La famille de Norman Rockwell fermement opposée à sa biographie

Antoine Oury - 11.12.2013

Edition - International - Norman Rockwell - biographie - famille


Quand vient l'heure d'ouvrir les placards, pas sûr que la famille fasse partie de ceux qui se réjouissent : celle de Norman Rockwell conteste en tout cas fermement l'interprétation de Deborah Solomon, à l'origine de la dernière biographie en date du peintre.
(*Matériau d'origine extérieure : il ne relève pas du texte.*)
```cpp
#ifndef CSI_PAIR_VK
#define CSI_PAIR_VK 1
#endif
    static constexpr bool VKC = UNI && !FULL && HOLDK && (CSI_PAIR_VK != 0);
    double VK_E, VK_FN, VK_FS, VK_FU, VK_Q2N, VK_K, VK_FV, VK_BRHO;
    __device__ __forceinline__ void hoist_uniform(tptr_t T) {
        if constexpr (VKC) {
            VK_E = T->K[FK_PCOEF0 + FC_E]; VK_FN = T->K[FK_PCOEF0 + FC_FN]; VK_FS = T->K[FK_PCOEF0 + FC_FS]; VK_FU = T->K[FK_PCOEF0 + FC_FU];
            VK_Q2N = T->K[FK_PCOEF0 + FC_Q2N]; VK_K = T->K[FK_PCOEF0 + FC_K]; VK_FV = T->K[FK_PCOEF0 + FC_FV]; VK_BRHO = T->K[FK_BOT_RHOCD];
            asm volatile("" : "+v"(VK_E), "+v"(VK_FN), "+v"(VK_FS), "+v"(VK_FU), "+v"(VK_Q2N), "+v"(VK_K), "+v"(VK_FV), "+v"(VK_BRHO));
        }
    }
#ifndef CSI_PAIR_LDSC
#define CSI_PAIR_LDSC 0
#endif
    static constexpr bool LDSC = !UNI && !FULL && HOLDK && (CSI_PAIR_LDSC != 0);
    const double* lc = nullptr;
    __device__ __forceinline__ double pc(tptr_t T, int which, int j) const {
        if constexpr (LDSC) return lc[(unsigned)(j & 7) * FC_COUNT + which]; else return pcoef<UNI>(T, which, j);
    }
    __device__ __forceinline__ double vk(tptr_t T, int which, int j, double held) const { if constexpr (VKC) return held; else return pc(T, which, j); }
    __device__ __forceinline__ double brho(tptr_t T) const { if constexpr (VKC) return VK_BRHO; else return T->K[FK_BOT_RHOCD]; }

    double N_DXV, N_RDYV, N_RDXU, N_DXF2, N_DYF2, N_RAZF, N_DYU, N_DYC2, N_DXC2, N_RAZC;
    double N_RAZU, N_RAZV, N_FU, N_FV;
    __device__ __forceinline__ void full_prefetch_vel(tptr_t T, unsigned on, unsigned om) {
        N_RAZU = c2m(T, C2_RAZU, om); N_RAZV = c2m(T, C2_RAZV, UFIRST ? om : on);
        N_FU = 0.0; N_FV = 0.0;
        if (T->I[FI_FKIND] == 2) { N_FU = ldg(f2u(T), om); N_FV = ldg(f2v(T), UFIRST ? om : on); }
    }
    __device__ __forceinline__ void full_prefetch_f(tptr_t T, unsigned on, unsigned om) {
        N_FU = 0.0; N_FV = 0.0;
        if (T->I[FI_FKIND] == 2) { N_FU = ldg(f2u(T), om); N_FV = ldg(f2v(T), UFIRST ? om : on); }
    }
    __device__ __forceinline__ void full_prefetch(tptr_t T, unsigned on, unsigned s2) {
        N_DXV = c2m(T, C2_DXV, on + s2); N_RDYV = c2m(T, C2_RDYV, on + s2); N_RDXU = c2m(T, C2_RDXU, on + s2);
        N_DXF2 = c2m(T, C2_DXF2, on + s2); N_DYF2 = c2m(T, C2_DYF2, on + s2); N_RAZF = c2m(T, C2_RAZF, on + s2);
        N_DYU = c2m(T, C2_DYU, on); N_DYC2 = c2m(T, C2_DYC2, on); N_DXC2 = c2m(T, C2_DXC2, on); N_RAZC = c2m(T, C2_RAZC, on);
    }
    __device__ __forceinline__ void full_init(tptr_t T, unsigned o, unsigned om, unsigned s2) {
        full_prefetch(T, o, s2);
        DXV_0 = c2m(T, C2_DXV, o); RDXV_0 = fm::rcp(DXV_0); RDYV_0 = c2m(T, C2_RDYV, o); RDXU_0 = c2m(T, C2_RDXU, o);
        DXF2_0 = c2m(T, C2_DXF2, o); DYF2_0 = c2m(T, C2_DYF2, o); RAZF_0 = c2m(T, C2_RAZF, o);
        DXV_m = DXV_0; RDXV_m = RDXV_0; RDYV_m = RDYV_0; RDXU_m = RDXU_0; DXF2_m = DXF2_0; DYF2_m = DYF2_0;
        DYU_m = c2m(T, C2_DYU, o); RDYU_m = fm::rcp(DYU_m); DYC2_m = c2m(T, C2_DYC2, o); DXC2_m = c2m(T, C2_DXC2, o); DXC2_mm = DXC2_m;
    }
    double S11_mm, S22_mm, S12_mm, AL_mm, S11_m, S22_m, S12_m, AL_m;
#ifdef CSI_PAIR_PROBE
    unsigned long long sp0 = 0, sp1 = 0, sp2 = 0, sp3 = 0, spt = 0;
#define SPROBE_START do { __builtin_amdgcn_sched_barrier(0); spt = __builtin_readcyclecounter(); __builtin_amdgcn_sched_barrier(0); } while (0)
#define SPROBE(acc) do { __builtin_amdgcn_sched_barrier(0); const unsigned long long t_ = __builtin_readcyclecounter(); \
                         __builtin_amdgcn_sched_barrier(0); acc += t_ - spt; spt = t_; } while (0)
#else
#define SPROBE_START do { } while (0)
#define SPROBE(acc) do { } while (0)
#endif
    double S11_0, S22_0, S12_0, AL_0, zc, zf, Dc, rDc, first, second;
    double Xv_p, Xa_0, Xm_0, e12_p, XW_next;
    double Pf_0, rmc_0, rmf_0;

    struct NoMid { __device__ __forceinline__ void operator()() const {} };
    template <bool PRE = false, class MID = NoMid, bool ALLPRE = false, bool PLR = false>
    __device__ __forceinline__ void step(tptr_t T, const fm::StressConst& ks_in, const fm::VelConst& kv_in, int r,
                                         double u_p, double v_p, double P_0, double m_0, double a_0,
                                         double s11, double s22, double s12, double un_m, double vn_x,
                                         bool do_stress, bool do_vel, bool per_first, bool per_second, unsigned mh,
                                         const Forcing& F, unsigned o2 = 0u, unsigned s2 = 0u, unsigned o2n = 0u, unsigned o2m = 0u, MID mid = MID(), unsigned o2nm = 0u) {
        SPROBE_START;
        Xa_0 = fm::sum2(from_left(a_0), a_0);
        Xv_p = fm::sum2(from_left(v_p), v_p);
        double e11_0, e22_0;
        if constexpr (FULL) {
            DXV_p = N_DXV; RDXV_p = fm::rcp(DXV_p); RDYV_p = N_RDYV; RDXU_p = N_RDXU;
            DXF2_p = N_DXF2; DYF2_p = N_DYF2; RAZF_p = N_RAZF;
            DYU_0 = N_DYU; RDYU_0 = fm::rcp(DYU_0); DYC2_0 = N_DYC2; DXC2_0 = N_DXC2;
            RAZC_0 = N_RAZC;
            if constexpr (ALLPRE) {
                RAZU_m = N_RAZU; RAZV_x = N_RAZV; FU_m = N_FU; FV_x = N_FV;
            } else if (do_vel) {
                RAZU_m = c2m(T, C2_RAZU, o2m); RAZV_x = c2m(T, C2_RAZV, UFIRST ? o2m : o2);
                if (T->I[FI_FKIND] == 2) { FU_m = ldg(f2u(T), o2m); FV_x = ldg(f2v(T), UFIRST ? o2m : o2); }
            }
            const double Uy_w = DYU_0 * u_0, Ur_w = RDYU_0 * u_0;
            fm::full_strain_cell(from_right(Uy_w), Uy_w, DXV_p * v_p, DXV_0 * v_0, from_right(Ur_w), Ur_w, RDXV_p * v_p, RDXV_0 * v_0,
                                 DYC2_0, DXC2_0, RAZC_0, e11_0, e22_0);
            const double Vy_e = RDYV_p * v_p;
            e12_p = fm::full_strain_corner8(RDXU_p * u_p, RDXU_0 * u_0, Vy_e, from_left(Vy_e), DXF2_p, DYF2_p, RAZF_p);
        } else {
        fm::strain_cell<UNI>(pc(T, FC_A, r), pc(T, FC_BN, r), pc(T, FC_BS, r), pc(T, FC_CN, r),
                        pc(T, FC_CS, r), from_right(u_0), u_0, v_p, v_0, e11_0, e22_0);
        e12_p = fm::strain_corner<UNI>(pc(T, FC_SN, r + 1), pc(T, FC_SS, r + 1), pc(T, FC_SV, r + 1),
                                  u_p, u_0, v_p, from_left(v_p));
        }
        {
            const double Xe11_0 = fm::sum2(from_left(e11_0), e11_0), Xe22_0 = fm::sum2(from_left(e22_0), e22_0);
            const double Ye12_p = fm::sum2(e12_p, from_right(e12_p));
            Xm_0 = fm::sum2(from_left(m_0), m_0);
            const double e11f = fm::sum2(Xe11_m, Xe11_0);
            const double e22f = fm::sum2(Xe22_m, Xe22_0);
            const double e12c = 0.0625 * fm::sum2(Ye12_0, Ye12_p);
            const double mf = fm::sum2(Xm_m, Xm_0);
            if constexpr (!PRE) {
                const double XP_0 = fm::sum2(from_left(P_0), P_0);
                Pf_0 = fm::sum2(XP_m, XP_0);
                XP_m = XP_0;
                rmc_0 = fm::rcp(m_0); rmf_0 = fm::rcp(mf);
            }
            const double Pf = Pf_0;
            Xe11_m = Xe11_0; Xe22_m = Xe22_0; Ye12_0 = Ye12_p;
            SPROBE(sp0);
            if (do_stress) {
                fm::StressConst ks = ks_in;
                if (CF) ks.pressure_kind = 0;
                if (TIGHT) {
                    asm volatile("" : "+s"(T));
                    ks.em2 = T->K[FK_EM2]; ks.Dmin = T->K[FK_DMIN]; ks.Dmin2 = T->K[FK_DMIN2]; ks.amin2 = T->K[FK_AMIN2];
                    ks.amax2 = T->K[FK_AMAX2]; ks.hk1 = T->K[FK_HK1]; ks.pressure_kind = T->I[FI_PRESSURE_KIND];
                    ks.em2_8 = T->K[FK_PK_EM2_8]; ks.Dmin2_16 = T->K[FK_PK_DMIN2_16];
                }
                double kc, kf;
                if constexpr (FULL) { kc = T->K[FK_CA_DT] * RAZC_0; kf = T->K[FK_PK_CA_DT4] * RAZF_0; }
                else { kc = UNI ? T->K[FK_HKC] : T->K[FK_CA_DT] * pc(T, FC_RAZC, r); kf = UNI ? T->K[FK_PK_HKF4] : T->K[FK_PK_CA_DT4] * pc(T, FC_RAZF, r); }
                const fm::StressOut o = fm::stress_update_s(ks, e11_0, e22_0, e12_0, e11f, e22f, e12c, P_0, Pf, m_0, mf, rmc_0, rmf_0, kc, kf, s11, s22, s12);
                S11_0 = o.s11; S22_0 = o.s22; S12_0 = o.s12; AL_0 = o.alpha; zc = o.zc2; zf = o.zf2; Dc = o.xc; rDc = o.rDc;
            }
        }
        double d11_0 = S11_0, d22_0 = S22_0, d12_0 = S12_0, d11_m = S11_m, d22_m = S22_m, d12_m = S12_m, d11_mm = S11_mm, d22_mm = S22_mm;
        double d11_mL = XS11L_m, d22_mL = XS22L_m;
        if (MASK) {
            const unsigned m0 = mh & 3u, m1 = (mh >> 2) & 3u, m2 = (mh >> 4) & 3u;
            const bool pcc_0 = m0 == 1u, pcc_m = m1 == 1u, pcc_mm = m2 == 1u;
            unsigned c0 = m0 | m1, c1 = m1 | m2;
            c0 |= left_bits(c0); c1 |= left_bits(c1);
            const bool pff_0 = (c0 & 3u) == 1u, pff_m = (c1 & 3u) == 1u;
            d11_0 = pcc_0 ? 0.0 : S11_0; d22_0 = pcc_0 ? 0.0 : S22_0;
            d11_m = pcc_m ? 0.0 : S11_m; d22_m = pcc_m ? 0.0 : S22_m;
            d11_mm = pcc_mm ? 0.0 : S11_mm; d22_mm = pcc_mm ? 0.0 : S22_mm;
            d12_0 = pff_0 ? 0.0 : S12_0; d12_m = pff_m ? 0.0 : S12_m;
            d11_mL = from_left(d11_m);
            if constexpr (FULL) d22_mL = from_left(d22_m);
            const bool ia_0 = (m0 & 1u) != 0, ia_m = (m1 & 1u) != 0, ia_mm = (m2 & 1u) != 0;
            const bool ia_mL = (left_bits(m1) & 1u) != 0;
            const bool per_u = ia_m | ia_mL;
            per_first = UFIRST ? per_u : (ia_0 | ia_m);
            per_second = UFIRST ? (ia_m | ia_mm) : per_u;
        }
        auto div1_full = [&]() __attribute__((always_inline)) {
            const double S_e = d11_m + d22_m, T_e = DYC2_m * (d11_m - d22_m);
            const double S_w = MASK ? from_left(S_e) : d11_mL + d22_mL;
            const double T_w = MASK ? from_left(T_e) : from_left(DYC2_m) * (d11_mL - d22_mL);
            return fm::full_div1_x2(DYU_m, RDYU_m, RDXU_m, RAZU_m, S_e, S_w, T_e, T_w, DXF2_0 * d12_0, DXF2_m * d12_m);
        };
        auto div2_full = [&](bool low) __attribute__((always_inline)) {
            if (low) {
                const double Zw = DYF2_m * d12_m;
                return fm::full_div2_x2(DXV_m, RDXV_m, RDYV_m, RAZV_x, d11_m + d22_m, d11_mm + d22_mm,
                                     DXC2_m * (d11_m - d22_m), DXC2_mm * (d11_mm - d22_mm), from_right(Zw), Zw);
            }
            const double Zw = DYF2_0 * d12_0;
            return fm::full_div2_x2(DXV_0, RDXV_0, RDYV_0, RAZV_x, d11_0 + d22_0, d11_m + d22_m,
                                 DXC2_0 * (d11_0 - d22_0), DXC2_m * (d11_m - d22_m), from_right(Zw), Zw);
        };
        auto f_full = [&](int which_row, int which_plane, unsigned o, int j) __attribute__((always_inline)) {
            const int kind = T->I[FI_FKIND];
            if (kind == 2) return which_plane == FP_F2U ? FU_m : FV_x;
            if (kind == 1) { typedef const __attribute__((address_space(4))) double* vptr_t; return ((vptr_t)T->P[which_row])[j]; }
            return T->K[FK_FCOR];
        };
        SPROBE(sp1);
        if constexpr (FULL) {
            __builtin_amdgcn_sched_barrier(0);
            if constexpr (!PLR) full_prefetch(T, o2n, s2);
            if constexpr (ALLPRE) { if constexpr (PLR) full_prefetch_f(T, o2n, o2nm); else full_prefetch_vel(T, o2n, o2nm); }
            mid();
            __builtin_amdgcn_sched_barrier(0);
        }
        SPROBE(sp2);
        fm::VelConst kv = kv_in;
        if (TIGHT) {
            asm volatile("" : "+s"(T));
            kv.dt = T->K[FK_DT2]; kv.rdt = T->K[FK_RDT]; kv.min_mass = T->K[FK_MIN_MASS2]; kv.min_conc = T->K[FK_MIN_CONC2];
        }
        if (!do_vel) {
            XW_next = XW;
        } else if (UFIRST) {
            const int j = r - 1;
            double W_0;
            {
                const double vbar = fm::quarter(Xv_m, Xv_0);
                double div;
                if constexpr (FULL) div = div1_full();
                else div = fm::div1(vk(T, FC_E, j, VK_E), vk(T, FC_FN, j, VK_FN), vk(T, FC_FS, j, VK_FS),
                                            d11_m, d11_mL, d12_0, d12_m);
                double ext, imt, exb, imb;
                if (CF) { ext = F.t_tau_u; imt = 0.0; } else fm::ext_stress(T->I[FI_TOP_KIND], F.t_tau_u, T->K[FK_TOP_RHOCD], F.t_we_u, F.t_wb_u, u_m, vbar, ext, imt);
                if (CF == 2) fm::ext_stress_rest(brho(T), u_m, vbar, exb, imb);
                else fm::ext_stress(CF ? 3 : T->I[FI_BOT_KIND], F.b_tau_u, brho(T), F.b_we_u, F.b_wb_u, u_m, vbar, exb, imb);
                double cor;
                if constexpr (FULL) cor = f_full(FP_FROW_U, FP_F2U, o2 - s2, j) * vbar;
                else cor = vk(T, FC_FU, j, VK_FU) * vbar;
                if (F.extra & 1) cor += F.xc_u;
                if (F.extra & 2) div = fm::fma_(2.0, F.xd_u, div);
                W_0 = F.fd ? fm::vel_update_sum_fd(kv, u_m, un_m, Xm_m, Xa_m, XAL_m, div, cor, ext, imt, exb, imb, per_first, F.fd_u)
                           : fm::vel_update_sum(kv, u_m, un_m, Xm_m, Xa_m, XAL_m, div, cor, ext, imt, exb, imb, per_first);
            }
            const double XW_0 = fm::sum2(W_0, from_right(W_0));
            {
                const double ubar = fm::quarter(XW, XW_0);
                double div;
                if constexpr (FULL) div = div2_full(true);
                else div = fm::div2<UNI>(pc(T, FC_Q1N, j), vk(T, FC_Q2N, j, VK_Q2N), pc(T, FC_Q1S, j),
                                            pc(T, FC_Q2S, j), vk(T, FC_K, j, VK_K),
                                            d11_m, d22_m, d11_mm, d22_mm, from_right(d12_m), d12_m);
                double ext, imt, exb, imb;
                if (CF) { ext = F.t_tau_v; imt = 0.0; } else fm::ext_stress(T->I[FI_TOP_KIND], F.t_tau_v, T->K[FK_TOP_RHOCD], F.t_we_v, F.t_wb_v, v_m, ubar, ext, imt);
                if (CF == 2) fm::ext_stress_rest(brho(T), v_m, ubar, exb, imb);
                else fm::ext_stress(CF ? 3 : T->I[FI_BOT_KIND], F.b_tau_v, brho(T), F.b_we_v, F.b_wb_v, v_m, ubar, exb, imb);
                double cor;
                if constexpr (FULL) cor = -f_full(FP_FROW_V, FP_F2V, o2 - s2, j) * ubar;
                else cor = -vk(T, FC_FV, j, VK_FV) * ubar;
                if (F.extra & 1) cor += F.xc_v;
                if (F.extra & 2) div = fm::fma_(2.0, F.xd_v, div);
                second = F.fd ? fm::vel_update_sum_fd(kv, v_m, vn_x, m_mm + m_m, a_mm + a_m, AL_mm + AL_m, div, cor, ext, imt, exb, imb, per_second, F.fd_v)
                              : fm::vel_update_sum(kv, v_m, vn_x, m_mm + m_m, a_mm + a_m, AL_mm + AL_m, div, cor, ext, imt, exb, imb, per_second);
            }
            first = W_0;
            XW_next = XW_0;
        } else {
            double W_0;
            {
                const double ubar = fm::avg4(u_m, from_right(u_m), u_0, from_right(u_0));
                double div;
                if constexpr (FULL) div = div2_full(false);
                else div = fm::div2<UNI>(pc(T, FC_Q1N, r), vk(T, FC_Q2N, r, VK_Q2N), pc(T, FC_Q1S, r),
                                            pc(T, FC_Q2S, r), vk(T, FC_K, r, VK_K),
                                            d11_0, d22_0, d11_m, d22_m, from_right(d12_0), d12_0);
                double ext, imt, exb, imb;
                if (CF) { ext = F.t_tau_v; imt = 0.0; } else fm::ext_stress(T->I[FI_TOP_KIND], F.t_tau_v, T->K[FK_TOP_RHOCD], F.t_we_v, F.t_wb_v, v_0, ubar, ext, imt);
                if (CF == 2) fm::ext_stress_rest(brho(T), v_0, ubar, exb, imb);
                else fm::ext_stress(CF ? 3 : T->I[FI_BOT_KIND], F.b_tau_v, brho(T), F.b_we_v, F.b_wb_v, v_0, ubar, exb, imb);
                double cor;
                if constexpr (FULL) cor = -f_full(FP_FROW_V, FP_F2V, o2, r) * ubar;
                else cor = -vk(T, FC_FV, r, VK_FV) * ubar;
                if (F.extra & 1) cor += F.xc_v;
                if (F.extra & 2) div = fm::fma_(2.0, F.xd_v, div);
                W_0 = F.fd ? fm::vel_update_sum_fd(kv, v_0, vn_x, m_m + m_0, a_m + a_0, AL_m + AL_0, div, cor, ext, imt, exb, imb, per_first, F.fd_v)
                           : fm::vel_update_sum(kv, v_0, vn_x, m_m + m_0, a_m + a_0, AL_m + AL_0, div, cor, ext, imt, exb, imb, per_first);
            }
            const double XW_0 = fm::sum2(from_left(W_0), W_0);
            {
                const int j = r - 1;
                const double vbar = fm::quarter(XW, XW_0);
                double div;
                if constexpr (FULL) div = div1_full();
                else div = fm::div1(vk(T, FC_E, j, VK_E), vk(T, FC_FN, j, VK_FN), vk(T, FC_FS, j, VK_FS),
                                            d11_m, d11_mL, d12_0, d12_m);
                double ext, imt, exb, imb;
                if (CF) { ext = F.t_tau_u; imt = 0.0; } else fm::ext_stress(T->I[FI_TOP_KIND], F.t_tau_u, T->K[FK_TOP_RHOCD], F.t_we_u, F.t_wb_u, u_m, vbar, ext, imt);
                if (CF == 2) fm::ext_stress_rest(brho(T), u_m, vbar, exb, imb);
                else fm::ext_stress(CF ? 3 : T->I[FI_BOT_KIND], F.b_tau_u, brho(T), F.b_we_u, F.b_wb_u, u_m, vbar, exb, imb);
                double cor;
                if constexpr (FULL) cor = f_full(FP_FROW_U, FP_F2U, o2 - s2, j) * vbar;
                else cor = vk(T, FC_FU, j, VK_FU) * vbar;
                if (F.extra & 1) cor += F.xc_u;
                if (F.extra & 2) div = fm::fma_(2.0, F.xd_u, div);
                second = F.fd ? fm::vel_update_sum_fd(kv, u_m, un_m, Xm_m, Xa_m, XAL_m, div, cor, ext, imt, exb, imb, per_second, F.fd_u)
                              : fm::vel_update_sum(kv, u_m, un_m, Xm_m, Xa_m, XAL_m, div, cor, ext, imt, exb, imb, per_second);
            }
            first = W_0;
            XW_next = XW_0;
        }
        SPROBE(sp3);
    }

    __device__ __forceinline__ void shift(double u_p, double v_p, double m_0, double a_0) {
        u_m = u_0; u_0 = u_p; v_m = v_0; v_0 = v_p;
        Xv_m = Xv_0; Xv_0 = Xv_p;
        a_mm = a_m; a_m = a_0; m_mm = m_m; m_m = m_0;
        Xm_m = Xm_0; Xa_m = Xa_0;
        e12_0 = e12_p;
        S11_mm = S11_m; S22_mm = S22_m; S12_mm = S12_m; AL_mm = AL_m;
        S11_m = S11_0; S22_m = S22_0; S12_m = S12_0; AL_m = AL_0;
        XAL_m = fm::sum2(from_left(AL_0), AL_0); XS11L_m = from_left(S11_0);
        if constexpr (FULL) {
            XS22L_m = from_left(S22_0);
            DXV_m = DXV_0; RDXV_m = RDXV_0; RDYV_m = RDYV_0; RDXU_m = RDXU_0; DXF2_m = DXF2_0; DYF2_m = DYF2_0;
            DXV_0 = DXV_p; RDXV_0 = RDXV_p; RDYV_0 = RDYV_p; RDXU_0 = RDXU_p; DXF2_0 = DXF2_p; DYF2_0 = DYF2_p; RAZF_0 = RAZF_p;
            DYU_m = DYU_0; RDYU_m = RDYU_0; DYC2_m = DYC2_0; DXC2_mm = DXC2_m; DXC2_m = DXC2_0;
        }
        XW = XW_next;
        Wprev = first;
    }
};


}
}
```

Celle-ci souligne la récurrence des figures masculines dans ses oeuvres, comme une manifestation d'une homosexualité refoulée, ou du moins soigneusement réprimée.

 


2013-03-20: (78/365) Norman Rockwell Self-Portrait P1050085

(Dave LundyCC BY-ND 2.0)

 

 

Ils ont qualifié la biographie de « bio-fiction », ce qui n'est jamais un compliment pour un professionnel : American Mirror renvoie une image de l'icône de la peinture américaine qui ne satisfait pas vraiment sa famille. Deborah Solomon, l'auteure, développe dans l'ouvrage une thèse selon laquelle Rockwell aurait exprimé, dans ses peintures de la vie familiale américaine, une vision idéalisée qui n'aurait rien à voir avec sa propre existence, traversée par des difficultés familiales et une homosexualité réprimée, d'après Solomon.

 

Deux divorces et trois mariages, une attirance non dissimulée pour les corps masculins, souvent présents dans ces oeuvres, autant d'éléments qui ne trompent pas, selon American Mirror : « Il est possible de discerner un homoérotisme intense, ainsi qu'une volonté de se tenir à distance de ses propres désirs. » 

 

La famille a été mise à contribution pour mener l'étude à l'origine de la biographie, mais elle réfute aujourd'hui la thèse de l'ouvrage : « Le livre de Mme Solomon ne livre pas une étude approfondie ou factuelle de la vie et du travail de Norman Rockwell. À la place, elle concocte une vie fictive. Ce faisant, elle tente de falsifier tout ce que sa famille et le monde savent de lui. »

 

 Une analyse plutôt radicale, qui n'est néanmoins pas inédite, tant les proches d'un grand homme peuvent parfois se montrer pointilleux vis-à-vis des ouvrages relatifs à ces figures : le Christian Science Monitor rappelle le cas de Charles Schultz, présenté comme un père dépressif et mélancolique dans une biographie parue en 2007, Schulz and Peanuts, de David Michaelis, à l'origine d'une forte polémique.

 

L'année dernière, la maison Gallimard n'avait pas hésité à censurer un ouvrage sur Aragon qui abordait de front son homosexualité dans un chapitre : l'auteur, Daniel Bougnoux, n'avait rien pu faire face à la demande de l'exécuteur testamentaire du poète, Jean Ristat.